#### What this task involves:
Write out each line of the entries below that holds the word "oDqC".

Extracted records
● ● ● ● ● ● ●
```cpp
#if defined(ADMPC_PHASE_TIMERS) || defined(ADMPC_F20_TRACE)
__device__ unsigned long long g_f20_trace[4 * 8192];
#define F20_TRACE_BEGIN() const unsigned long long tr_t0 = clock_real(); unsigned long long tr_t1 = 0
#define F20_TRACE_MID() tr_t1 = clock_real()
#define F20_TRACE_END(inst) do { if (threadIdx.x == 0 && (inst) < 8192) { g_f20_trace[4 * (inst)] = tr_t0; g_f20_trace[4 * (inst) + 1] = clock_real(); g_f20_trace[4 * (inst) + 2] = blockIdx.x; g_f20_trace[4 * (inst) + 3] = tr_t1; } } while (0)
#else
#define F20_TRACE_BEGIN() do { } while (0)
#define F20_TRACE_MID() do { } while (0)
#define F20_TRACE_END(inst) do { } while (0)
#endif
#ifdef ADMPC_PHASE_TIMERS
__device__ unsigned long long g_f20_ticks[16];
#define F20_DECL() unsigned long long ph_acc[8] = {0, 0, 0, 0, 0, 0, 0, 0}; const unsigned long long ph_t0 = clock_ticks(); unsigned long long ph_last = ph_t0
// ... 43 lines not shown
    extern __shared__ double lds_raw[];
    double* const Hp = lds_raw + FusedLds::oH;
    double* const Lp = lds_raw + FusedLds::oL;
    double* const park = lds_raw + FusedLds::oPark;
    double* const cb = lds_raw + FusedLds::oCb;
    double* const invd = cb + 64;
    double* const sb = invd + 64;
    double* const sb2 = sb + 64;
    double* const JT = lds_raw + FusedLds::oJT;
    double* const GT = lds_raw + FusedLds::oGT;
    double* const bl = lds_raw + FusedLds::oBl;
    double* const dqC = lds_raw + FusedLds::oDqC;
    double* const gam = lds_raw + FusedLds::oGam;
    double* const dqE = lds_raw + FusedLds::oDqC;
    double* const dus = lds_raw + FusedLds::oGam;
    double* const slot = slotbuf + (size_t)blockIdx.x * FusedLds::NTRI;
    constexpr int slot_aux = 16;
#define PK_DL   park[0 * 64 + lane]
#define PK_DUU  park[1 * 64 + lane]
#define PK_G0   park[2 * 64 + lane]
#define PK_DDL  park[3 * 64 + lane]
#define PK_DDU  park[4 * 64 + lane]

    const Dense40Lds W{Hp, Lp, cb, invd};
    auto factorise = [&](const double dbar_, const double sodd_, const int lz_) __attribute__((always_inline)) {
        dense40_factorise(W, lz_, dbar_, sodd_, lz_, [&](double (&)[n]) __attribute__((always_inline)) {
            if (lz_ < n) Lp[lz_ * (lz_ + 1) / 2 + lz_] = 0.0;
        });
    };

    F20_DECL();
    bool first_ticket = true;
    int* const sch_incl = reinterpret_cast<int*>(lds_raw + FusedLds::oSch);
    int* const sch_cnt = sch_incl + 64;
    if (cap != 0) {
        LAUNDER_LANE(lane_s);
        const int c = sched[F20_BINS0 + F20_NB - 1 - lane_s];
        sch_cnt[lane_s] = c;
        sch_incl[lane_s] = wave_scan_incl_int(c);
        WSYNC();
    }
    auto ticket_entry_addr = [&](const int t, const int lane_) __attribute__((always_inline)) -> const int* {
        const int incl = sch_incl[lane_], c = sch_cnt[lane_];
        const unsigned long long m = __ballot(incl > t);
        if (m == 0ull) return nullptr;
        const int l = __ffsll((long long)m) - 1;
        const int base = __builtin_amdgcn_readlane(incl - c, l);
        return sched + F20_HDR + (size_t)(F20_NB - 1 - l) * cap + (t - base);
    };
    int next_inst = -2;
    const int grid = (int)gridDim.x;
// ... 265 lines not shown
            const int itmax = cf->ipm_iter_max;
            const bool try_unc = cf->ipm_try_unconstrained != 0.0;
            const double thw = cf->ipm_warm_thr, wrest = cf->ipm_warm_restart;
            const int fbit = (int)cf->ipm_fallback_iter;
            const double inv_nineq = 1.0 / (double)(8 * N + 2 * (N - 1));
            const double ubar_i = ubg[sc];
            const double dl_i = cf->lbu[ji] - ubar_i, duu_i = cf->ubu[ji] - ubar_i;
            double t[4], lam[4], sl = thr, su = thr;
            {
                const double r0[4] = { thr - dl_i, thr + duu_i, thr, thr };
#pragma unroll
                for (int i = 0; i < 4; ++i) { t[i] = r0[i] > thr ? r0[i] : thr; lam[i] = mu0 * rcp_nr(t[i]); }
            }
            double Dt[2] = {1.0, 1.0}, Dlam[2] = {0.0, 0.0}, Ddl = 0.0, Ddu = 0.0, dx6 = 0.0;
            if (dact) {
                const double x6 = xbg[lane * 7 + 6];
                Ddl = cf->lbx_delta - x6; Ddu = cf->ubx_delta - x6;
                dx6 = xh6_own;
                const double r0[2] = { dx6 - Ddl, Ddu - dx6 };
#pragma unroll
                for (int i = 0; i < 2; ++i) { Dt[i] = r0[i] > thr ? r0[i] : thr; Dlam[i] = mu0 * rcp_nr(Dt[i]); }
            }
            PK_DL = dl_i; PK_DUU = duu_i; PK_G0 = g0; PK_DDL = Ddl; PK_DDU = Ddu;
            WSYNC();

            double rmax_prev = 0.0, step = 1e300, stp_local = 1e300, alpha_prev = 1.0;
            bool solved = false, warmed = false, cons = false;
            if (try_unc) {
                int lt = lane; asm volatile("" : "+v"(lt));
                factorise(uact ? Rj : 1.0, 0.0, lt);
                const double xt = dense40_solve(W, uact ? -g0 : 0.0, lt);
                const double duc = uact ? xt : 0.0;
                cb[lane] = duc;
                WSYNC();
                const double du1_stage = lane < N ? cb[2 * lane + 1] : 0.0;
                const double pre = wave_scan_incl<OpSum>(du1_stage);
                const double dx6c = xh6_own + h * (pre - du1_stage);
                const bool ok = (!uact || (duc >= dl_i && duc <= duu_i)) && (!dact || (dx6c >= Ddl && dx6c <= Ddu));
                WSYNC();
                if (__all(ok)) { du = duc; solved = true; }
                else if (thw > 0.0) {
                    warmed = true;
                    du = duc;
                    sl = fmax(dl_i - duc, 0.0) + thw; su = fmax(duc - duu_i, 0.0) + thw;
                    const double r0[4] = { duc + sl - dl_i, su + duu_i - duc, sl, su };
#pragma unroll
                    for (int i = 0; i < 4; ++i) { t[i] = r0[i] > thw ? r0[i] : thw; lam[i] = mu0 * rcp_nr(t[i]); }
                    if (dact) {
                        dx6 = dx6c;
                        const double q0[2] = { dx6 - Ddl, Ddu - dx6 };
#pragma unroll
                        for (int i = 0; i < 2; ++i) { Dt[i] = q0[i] > thw ? q0[i] : thw; Dlam[i] = mu0 * rcp_nr(Dt[i]); }
                    }
                }
// ... 8 lines not shown
                const double q0[2] = { dx6 - PK_DDL, PK_DDU - dx6 };
#pragma unroll
                for (int i = 0; i < 2; ++i) { Dt[i] = dact ? (q0[i] > thr ? q0[i] : thr) : 1.0; Dlam[i] = dact ? mu0 * rcp_nr(Dt[i]) : 0.0; }
                alpha_prev = 1.0; stp_local = 1e300;
            };
        F20_STAMP(4);
            F20_TRACE_MID();
            if (!solved && try_unc) {
                asm volatile("s_waitcnt vmcnt(0)" ::: "memory");
                slot_fetch<FusedLds::NTRI, slot_aux>(Hp, slot, lane);
            }
            if (!solved)
            for (; it < itmax + (cons ? fbit : 0); ++it) {
                if (it == 0) __builtin_amdgcn_s_setprio(1);
                if (it == 2) __builtin_amdgcn_s_setprio(2);
                if (it == 4) __builtin_amdgcn_s_setprio(3);
                int lz = lane;
                asm volatile("" : "+v"(lz));
                const int trz = lz * (lz + 1) / 2;
                const bool uz = lz < n;
                double ru, mu, Dbar, S_i;
                {
                    double musum = 0.0, cmax = 0.0, rmax = 0.0;
                    double G0, G1, G2, G3;
                    {
                        const double i0 = rcp_nr(t[0]), i1 = rcp_nr(t[1]), i2_ = rcp_nr(t[2]), i3 = rcp_nr(t[3]);
                        G0 = lam[0] * i0; G1 = lam[1] * i1; G2 = lam[2] * i2_; G3 = lam[3] * i3;
                    }
#pragma unroll
                    for (int i = 0; i < 4; ++i) { const double rci = t[i] * lam[i]; musum += uact ? rci : 0.0; cmax = fmax(cmax, uact ? rci : 0.0); }
#pragma unroll
                    for (int i = 0; i < 2; ++i) { const double rci = Dt[i] * Dlam[i]; musum += dact ? rci : 0.0; cmax = fmax(cmax, dact ? rci : 0.0); }
                    const double G56 = Dlam[0] * rcp_nr(Dt[0]) + Dlam[1] * rcp_nr(Dt[1]);
                    Dbar = uact ? Rj + G0 * G2 * rcp_nr(G0 + G2) + G1 * G3 * rcp_nr(G1 + G3) : 1.0;
                    cb[lane] = uact ? du : 0.0;
                    const double dlam_pref = wave_scan_incl<OpSum>(dact ? (Dlam[1] - Dlam[0]) : 0.0);
                    sb[lane] = rdlane(dlam_pref, 63) - dlam_pref;
                    const double Ssuf_incl = wave_scan_incl<OpSum>(dact ? G56 : 0.0);
                    sb2[lane] = rdlane(Ssuf_incl, 63) - Ssuf_incl;
                    asm volatile("s_waitcnt vmcnt(0)" ::: "memory");
                    WSYNC();
                    double hdu = 0.0;
                    {
                        double Rd3[3];
#pragma unroll
                        for (int m = 0; m < 3; ++m) Rd3[m] = cb[16 * m + (lane & 15)];
                        double hv[n];
                        sym_row_40(hv, lds_byte_addr(Hp + (uz ? trz : 0)), lds_byte_addr(Hp + (uz ? lz : 0)));
                        static_for<0, n>([&](auto cc) __attribute__((always_inline)) {
                            constexpr int c = decltype(cc)::value;
                            fmac_rowbc_ld<c % 16>(hdu, Rd3[c / 16], hv[c]);
                        });
                    }
                    ru = hdu + Rj * du + PK_G0 - lam[0] + lam[1] + (ji ? h * sb[uact ? ki : 0] : 0.0);
                    S_i = h * h * sb2[uact ? ki : 0];
                    {
                        const double rd0 = du + sl - PK_DL - t[0], rd1 = -du + su + PK_DUU - t[1], rd2 = sl - t[2], rd3 = su - t[3];
                        const double rsl = rho_l - lam[0] - lam[2], rsu = rho_u - lam[1] - lam[3];
                        const double Drd0 = dx6 - PK_DDL - Dt[0], Drd1 = PK_DDU - dx6 - Dt[1];
                        double ra = OpMaxNan::f(fabs(ru), fabs(rsl)); ra = OpMaxNan::f(ra, fabs(rsu));
                        ra = OpMaxNan::f(ra, fabs(rd0)); ra = OpMaxNan::f(ra, fabs(rd1)); ra = OpMaxNan::f(ra, fabs(rd2)); ra = OpMaxNan::f(ra, fabs(rd3));
                        const double rb = OpMaxNan::f(fabs(Drd0), fabs(Drd1));
                        rmax = OpMaxNan::f(uact ? ra : 0.0, dact ? rb : 0.0);
                    }
                    mu = wave_reduce<OpSum>(musum) * inv_nineq;
                    cmax = wave_reduce<OpMax0>(cmax);
                    rmax = wave_reduce<OpMaxNan0>(rmax);
                    step = wave_reduce<OpMax0>(stp_local);
                    if (!(mu == mu) || !(rmax == rmax)) { failed = true; break; }
                    if (cmax <= tol_comp && step <= tol_step &&
                        (rmax <= tol_res || (it > 0 && rmax > 0.1 * rmax_prev && rmax <= ADMPC_IPM_FLOOR_CAP * tol_res))) break;
                    rmax_prev = rmax;
                }
                if (fbit > 0 && !cons && it >= fbit) {
                    cons = true; warmed = false;
                    cold_start();
                    rmax_prev = 0.0;
                    --it;
                    continue;
                }
                factorise(Dbar, (uz && ji) ? S_i : 0.0, lz);
#pragma unroll
                for (int i = 0; i < 4; ++i) asm volatile("" : "+v"(t[i]), "+v"(lam[i]));
#pragma unroll
                for (int i = 0; i < 2; ++i) asm volatile("" : "+v"(Dt[i]), "+v"(Dlam[i]));
                double it_[4], il_[4], rc[4], Dit[2], Dil[2], Drc[2];
#pragma unroll
                for (int i = 0; i < 4; ++i) { it_[i] = rcp_nr(t[i]); il_[i] = rcp_nr(lam[i]); rc[i] = t[i] * lam[i]; }
#pragma unroll
                for (int i = 0; i < 2; ++i) { Dit[i] = rcp_nr(Dt[i]); Dil[i] = rcp_nr(Dlam[i]); Drc[i] = Dt[i] * Dlam[i]; }
                const double G0 = lam[0] * it_[0], G1 = lam[1] * it_[1], G2 = lam[2] * it_[2], G3 = lam[3] * it_[3];
                const double iG02 = rcp_nr(G0 + G2), iG13 = rcp_nr(G1 + G3);
                const double G5 = Dlam[0] * Dit[0], G6 = Dlam[1] * Dit[1];
                const double rd0 = du + sl - PK_DL - t[0], rd1 = -du + su + PK_DUU - t[1], rd2 = sl - t[2], rd3 = su - t[3];
                const double rsl = rho_l - lam[0] - lam[2], rsu = rho_u - lam[1] - lam[3];
                const double Drd0 = dx6 - PK_DDL - Dt[0], Drd1 = PK_DDU - dx6 - Dt[1];

                double mu_aff = 0.0, dsl = 0.0, dsu = 0.0, ddu = 0.0, dt[4], dlam[4], Ddt[2], Ddlam[2];
#pragma unroll 1
                for (int pass = 0; pass < 2; ++pass) {
                    const double c0 = rc[0] * it_[0], c1 = rc[1] * it_[1], c2 = rc[2] * it_[2], c3 = rc[3] * it_[3];
                    const double e1 = rsl + c0 + c2 + G0 * rd0 + G2 * rd2;
                    const double e2 = rsu + c1 + c3 + G1 * rd1 + G3 * rd3;
                    const double etal = c0 + G0 * rd0 - G0 * e1 * iG02;
                    const double etau = -c1 - G1 * rd1 + G1 * e2 * iG13;
                    const double ek = dact ? (Drc[0] * Dit[0] + G5 * Drd0) - (Drc[1] * Dit[1] + G6 * Drd1) : 0.0;
                    const double epref = wave_scan_incl<OpSum>(ek);
                    sb[lane] = rdlane(epref, 63) - epref;
                    WSYNC();
                    double y = uact ? -(ru + etal + etau + (ji ? h * sb[ki] : 0.0)) : 0.0;
                    const double x = dense40_solve(W, y, lz);
                    if (pass == 1) slot_fetch<FusedLds::NTRI, slot_aux>(Hp, slot, lz);
                    ddu = uact ? x : 0.0;
                    cb[lane] = ddu;
                    WSYNC();
                    const double du1_stage = lane < N ? cb[2 * lane + 1] : 0.0;
                    const double pre = wave_scan_incl<OpSum>(du1_stage);
                    const double ddx6 = h * (pre - du1_stage);
                    dsl = -(e1 + G0 * ddu) * iG02;
                    dsu = -(e2 - G1 * ddu) * iG13;
                    dt[0] = ddu + dsl + rd0; dt[1] = -ddu + dsu + rd1; dt[2] = dsl + rd2; dt[3] = dsu + rd3;
                    const double Gs[4] = { G0, G1, G2, G3 };
                    double rr = 0.0;
#pragma unroll
                    for (int i = 0; i < 4; ++i) {
                        dlam[i] = -rc[i] * it_[i] - Gs[i] * dt[i];
                        rr = fmax(rr, uact ? fmax(-dt[i] * it_[i], -dlam[i] * il_[i]) : 0.0);
                    }
                    Ddt[0] = ddx6 + Drd0;  Ddlam[0] = -Drc[0] * Dit[0] - G5 * Ddt[0];
                    Ddt[1] = -ddx6 + Drd1; Ddlam[1] = -Drc[1] * Dit[1] - G6 * Ddt[1];
#pragma unroll
                    for (int i = 0; i < 2; ++i) rr = fmax(rr, dact ? fmax(-Ddt[i] * Dit[i], -Ddlam[i] * Dil[i]) : 0.0);
                    rr = wave_reduce<OpMax0>(rr);
                    const double amax = rr > 1.0 ? rcp_nr(rr) : 1.0;
// ... 225 lines not shown
```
● ● ● ● ● ● ●
#### Answer to the exercise:
    double* const dqC = lds_raw + FusedLds::oDqC;
    double* const dqE = lds_raw + FusedLds::oDqC;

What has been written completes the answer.